**PROBLEM**
Repeat, please, only the lines from the top of the data down to the line with "p_begin + unit * P;"; include both of those lines.

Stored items
+            }
+            int stage = 0, live = NW;
             uint32_t phase = 0;
-            for (int g = 0; g < n_groups; ++g) {
-                for (int c = 0; c < n_chunks; ++c) {
-                    for (int w = 0; w < NW; ++w) {
-                        const int unit = g * NW + w;
+            while (live > 0) {
+#pragma unroll
+                for (int w = 0; w < GS_CONSUMER_WARPS; ++w) {
+                    if (w >= NW) continue;
+                    if (unit[w] != GS_LEAVE) {
                         mbar_wait(&empty_bar[stage], phase ^ 1);
                         unsigned char* dst = ring + (size_t)stage * stage_bytes;
-                        if (unit >= n_units) {
+                        if (skip[w] > 0) {
+                            --skip[w];
+                            s_unit[stage] = GS_SKIP;
                             mbar_expect_tx(&full_bar[stage], 0);
                         } else {
-                            const int pair0 = p_begin + unit * P;
-                            const int np = min(P, p_end - pair0);
-                            if (!chunked) {
+                            if (chunk[w] == 0) {
+                                unit[w] = next_unit();
+                                if (unit[w] >= n_units) unit[w] = GS_LEAVE;
+                            }
+                            s_unit[stage] = unit[w];
+                            if (unit[w] == GS_LEAVE) {
+                                --live;
+                                mbar_expect_tx(&full_bar[stage], 0);
+                            } else if (!chunked) {
+                                const int pair0 = unit[w] * P;
+                                const int np = min(P, npairs - pair0);
                                 const uint32_t bytes = (uint32_t)(2 * np) * (uint32_t)K * 2u;
                                 mbar_expect_tx(&full_bar[stage], bytes);
                                 bulk_load_1d(dst, W + (size_t)(2 * pair0) * K, bytes, &full_bar[stage]);
                             } else {
-                                const int k0 = c * KC;
+                                const int k0 = chunk[w] * KC;
                                 const uint32_t bytes = (uint32_t)min(KC, K - k0) * 2u;
                                 mbar_expect_tx(&full_bar[stage], 2 * bytes);
-                                bulk_load_1d(dst, W + (size_t)(2 * pair0) * K + k0, bytes, &full_bar[stage]);
-                                bulk_load_1d(dst + (size_t)KC * 2, W + (size_t)(2 * pair0 + 1) * K + k0, bytes, &full_bar[stage]);
+                                bulk_load_1d(dst, W + (size_t)(2 * unit[w]) * K + k0, bytes, &full_bar[stage]);
+                                bulk_load_1d(dst + (size_t)KC * 2, W + (size_t)(2 * unit[w] + 1) * K + k0, bytes, &full_bar[stage]);
+                                if (++chunk[w] == n_chunks) chunk[w] = 0;
                             }
                         }
-                        if (++stage == n_stages) { stage = 0; phase ^= 1; }
                     }
-                }
+                    if (++stage == n_stages) { stage = 0; phase ^= 1; }
+                }
+            }
+            if (tickets && last_cta_out(ctr + 1)) {
+                ctr[0] = 0u;
+                __threadfence();
             }
             if (pf_bytes) {
                 const unsigned long long per = ((pf_bytes / gridDim.x) + 4095ull) & ~4095ull;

**WRITTEN SOLUTION**
+            }
+            int stage = 0, live = NW;
             uint32_t phase = 0;
-            for (int g = 0; g < n_groups; ++g) {
-                for (int c = 0; c < n_chunks; ++c) {
-                    for (int w = 0; w < NW; ++w) {
-                        const int unit = g * NW + w;
+            while (live > 0) {
+#pragma unroll
+                for (int w = 0; w < GS_CONSUMER_WARPS; ++w) {
+                    if (w >= NW) continue;
+                    if (unit[w] != GS_LEAVE) {
                         mbar_wait(&empty_bar[stage], phase ^ 1);
                         unsigned char* dst = ring + (size_t)stage * stage_bytes;
-                        if (unit >= n_units) {
+                        if (skip[w] > 0) {
+                            --skip[w];
+                            s_unit[stage] = GS_SKIP;
                             mbar_expect_tx(&full_bar[stage], 0);
                         } else {
-                            const int pair0 = p_begin + unit * P;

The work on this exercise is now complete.